- TO DO:
Exactly as they appear below, repeat the lines from the one with "const float *r1" through the one with "const int a = ref - 1 - s;", and no others.

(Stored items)
★ ★ ★ ★ ★ ★ ★
enum { P_WX = 0, P_WY, P_UU, P_VV, P_DU, P_DV, P_ODU, P_ODV, P_SH, P_SV, P_A11, P_A12, P_A22, P_B1, P_B2, P_OCC, P_DPSIS, P_COUNT };
struct Level {
    int w = 0, h = 0, pitch = 0, lstride = 0, ref = 0, F = 0, nb = 0;
    bool fused = true;
    long pl = 0, es = 0;
    long off_masks = 0, off_warp = 0, off_stacks = 0, off_tmp = 0;
    float *base = nullptr;
    float *pbase = nullptr;
    float *plane(int i) const { return i < 2 ? pbase + (long)i * pl : base + (long)(i - 2) * pl; }
    float *mask(int s) const { return base + off_masks + (long)s * pl; }
    float *stack(int s, int toref) const { return base + off_stacks + ((long)s * 2 + toref) * 24 * pl; }
    float *warp(int s, int sp1) const { return base + off_warp + (long)(s + sp1) * 3 * pl; }
    float *frame(int f) const { return pbase + 2 * pl + (long)f * 3 * pl; }
    float *tmp() const { return base + off_tmp; }
    Geo geo() const { return Geo{w, h, pitch, pl, es, nb, WMask::first(nb), nullptr}; }
    Geo geo(const WMask &active) const { return Geo{w, h, pitch, pl, es, nb, active, nullptr}; }
    static long persistent_floats(int pitch, int h, int ref) { return (long)pitch * h * (2 + (2L * ref + 1) * 3); }
    static long transient_floats(int pitch, int h, int ref, bool fused) {
        return (long)pitch * h * ((P_COUNT - 2) + 2 * ref + (2L * ref + 1) * 3 + (fused ? 0 : 2L * ref * 2 * 24));
    }
    void layout(float *transient, float *persistent, int w_, int h_, int lstride_, int ref_, int nb_, long es_, bool fused_) {
        base = transient; pbase = persistent; w = w_; h = h_; pitch = dev_pitch(w_); lstride = lstride_; ref = ref_; F = 2 * ref_ + 1; nb = nb_; es = es_; fused = fused_;
        pl = (long)pitch * h;
        off_masks = (long)(P_COUNT - 2) * pl;
        off_warp = off_masks + 2L * ref * pl;
        off_stacks = off_warp + (2L * ref + 1) * 3 * pl;
        off_tmp = off_warp;
    }
};
struct ChannelWeights { const float *dev = nullptr; long pl = 0, es = 0; int pitch = 0, stride0 = 0; };

static const float *pair_image(const Level &L, int s, int sp1) { return (s + sp1 - L.ref == 0) ? L.frame(s + sp1) : L.warp(s, sp1); }

static bool get_derivatives(sfa_ctx *c, const Level &L, const sfa_params &p, const Geo &g, const bool need_toref[2 * SFA_MAX_REF], bool with_smoothness = false) {
    const int ref = L.ref;
    WarpJobs J;
    J.n = 0;
    for (int f = p.one_direction ? ref + 1 : 0; f <= 2 * ref; f++) {
        if (f == ref) continue;
        const int s = f < ref ? f : f - 1;
        J.job[J.n++] = WarpJob{L.frame(f) - L.base, L.warp(f < ref ? f : f - 1, f < ref ? 0 : 1) - L.base, L.mask(s) - L.base, f - ref};
    }
    const bool smoothed = with_smoothness && L.fused &&
                          launch_warp_smooth(c, g, J, L.base, L.plane(P_WX), L.plane(P_WY), p.smoothing, L.plane(P_SH), L.plane(P_SV), L.plane(P_DPSIS), p.alpha, pen(p.robust_reg));
    if (!smoothed) launch_warp_jobs(c, g, J, L.base, L.plane(P_WX), L.plane(P_WY));
    for (int s = p.one_direction ? ref : 0; s < 2 * ref; s++) {
        if (L.fused) continue;
        const float *w_s = pair_image(L, s, 0), *w_sp1 = pair_image(L, s, 1);
        launch_deriv_stack(c, g, L.stack(s, 0), w_s, w_sp1, L.es, L.es);
        if (need_toref[s]) {
            if (s < ref) launch_deriv_stack(c, g, L.stack(s, 1), w_s, L.frame(ref), L.es, L.es);
            else         launch_deriv_stack(c, g, L.stack(s, 1), L.frame(ref), w_sp1, L.es, L.es);
        }
    }
    return smoothed;
}

static int optimize_occlusions(sfa_ctx *c, const Level &L, const sfa_params &p, const Geo &g, DevMem &scratch) {
    const int ref = L.ref;
    const size_t n = (size_t)L.nb * L.pl;
    SFA_TRY(scratch.alloc(c, (2 + kCutWorkPlanes) * n * sizeof(float)));
    float *d0 = scratch.f(), *d1 = d0 + n, *work = d1 + n;
    OccArgs oa;
    memset(&oa, 0, sizeof oa);
    oa.nslots = 2 * ref; oa.hd = p.delta / 3.0f; oa.hg = p.gamma / 3.0f; oa.penalty = p.occlusion_penalty;
    oa.color = pen(p.robust_color); oa.grad = pen(p.robust_grad);
    for (int s = 0; s < 2 * ref; s++) {
        const float *i1 = pair_image(L, s, 0), *i2 = pair_image(L, s, 1);
        const float *r1 = s < ref ? i1 : L.frame(ref), *r2 = s < ref ? L.frame(ref) : i2;
        const int idx = std::max(ref - s - 1, s - ref);
        oa.slot[s] = OccSlot{i1 - L.base, i2 - L.base, r1 - L.base, r2 - L.base, L.off_masks + (long)s * L.pl, p.rho[idx], p.omega[idx], s >= ref ? 0 : 1};
    }
    launch_occ_costs(c, g, oa, L.base, d0, d1, L.pl);
    return run_grid_cut(c, g, L.plane(P_OCC), L.es, d0, d1, work, p.occlusion_alpha);
}


static Term data_term(const Level &L, const sfa_params &p, int slot, int is_ref, float weight, float s) {
    const float *i1 = pair_image(L, slot, 0), *i2 = pair_image(L, slot, 1);
    if (is_ref) { if (slot < L.ref) i2 = L.frame(L.ref); else i1 = L.frame(L.ref); }
    return Term{L.off_stacks + ((long)slot * 2 + is_ref) * 24 * L.pl, L.off_masks + (long)slot * L.pl, weight * (p.delta / 3.0f), weight * (p.gamma / 3.0f), s, is_ref,
                i1 - L.base, i2 - L.base, slot < L.ref};
}
static int data_terms(sfa_ctx *c, const Level &L, const sfa_params &p, const ChannelWeights &cw, AssembleArgs &aa, bool need_toref[2 * SFA_MAX_REF]) {
    const int ref = L.ref;
    memset(&aa, 0, sizeof aa);
    for (int s = 0; s < ref; s++) {
        const int a = ref - 1 - s;
        if (!p.one_direction) {
            if (p.rho[a] > 0) aa.t[aa.n++] = data_term(L, p, s, 0, p.rho[a], (float)(s - ref));
            if (p.omega[a] > 0) { aa.t[aa.n++] = data_term(L, p, s, 1, p.omega[a], (float)(s - ref)); need_toref[s] = true; }
        }
        if (p.rho[s] > 0) aa.t[aa.n++] = data_term(L, p, ref + s, 0, p.rho[s], (float)s);
        if (p.omega[s] > 0) { aa.t[aa.n++] = data_term(L, p, ref + s, 1, p.omega[s], (float)(s + 1)); need_toref[ref + s] = true; }
        aa.data_norm += p.rho[s] + p.omega[s];
    }
    for (int t = 0; t < aa.n; t++)
        if (aa.t[t].is_ref && aa.t[t].s == 0) return set_error(c, SFA_ERR_REF_FRAME, "Frame compared to reference frame is the reference frame itself!");
    aa.one_direction = p.one_direction; aa.dt_norm = p.dataterm_norm;
    aa.color = pen(p.robust_color); aa.grad = pen(p.robust_grad);
    aa.chw = cw.dev; aa.chw_pl = cw.pl; aa.chw_es = cw.es; aa.chw_pitch = cw.pitch; aa.chw_stride0 = cw.stride0; aa.lstride = L.lstride;
    aa.accumulate = 0; aa.do_laplacian = 1;
    return SFA_OK;
}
★ ★ ★ ★ ★ ★ ★
- REPLY TO THE EXERCISE:
        const float *r1 = s < ref ? i1 : L.frame(ref), *r2 = s < ref ? L.frame(ref) : i2;
        const int idx = std::max(ref - s - 1, s - ref);
        oa.slot[s] = OccSlot{i1 - L.base, i2 - L.base, r1 - L.base, r2 - L.base, L.off_masks + (long)s * L.pl, p.rho[idx], p.omega[idx], s >= ref ? 0 : 1};
    }
    launch_occ_costs(c, g, oa, L.base, d0, d1, L.pl);
    return run_grid_cut(c, g, L.plane(P_OCC), L.es, d0, d1, work, p.occlusion_alpha);
}


static Term data_term(const Level &L, const sfa_params &p, int slot, int is_ref, float weight, float s) {
    const float *i1 = pair_image(L, slot, 0), *i2 = pair_image(L, slot, 1);
    if (is_ref) { if (slot < L.ref) i2 = L.frame(L.ref); else i1 = L.frame(L.ref); }
    return Term{L.off_stacks + ((long)slot * 2 + is_ref) * 24 * L.pl, L.off_masks + (long)slot * L.pl, weight * (p.delta / 3.0f), weight * (p.gamma / 3.0f), s, is_ref,
                i1 - L.base, i2 - L.base, slot < L.ref};
}
static int data_terms(sfa_ctx *c, const Level &L, const sfa_params &p, const ChannelWeights &cw, AssembleArgs &aa, bool need_toref[2 * SFA_MAX_REF]) {
    const int ref = L.ref;
    memset(&aa, 0, sizeof aa);
    for (int s = 0; s < ref; s++) {
        const int a = ref - 1 - s;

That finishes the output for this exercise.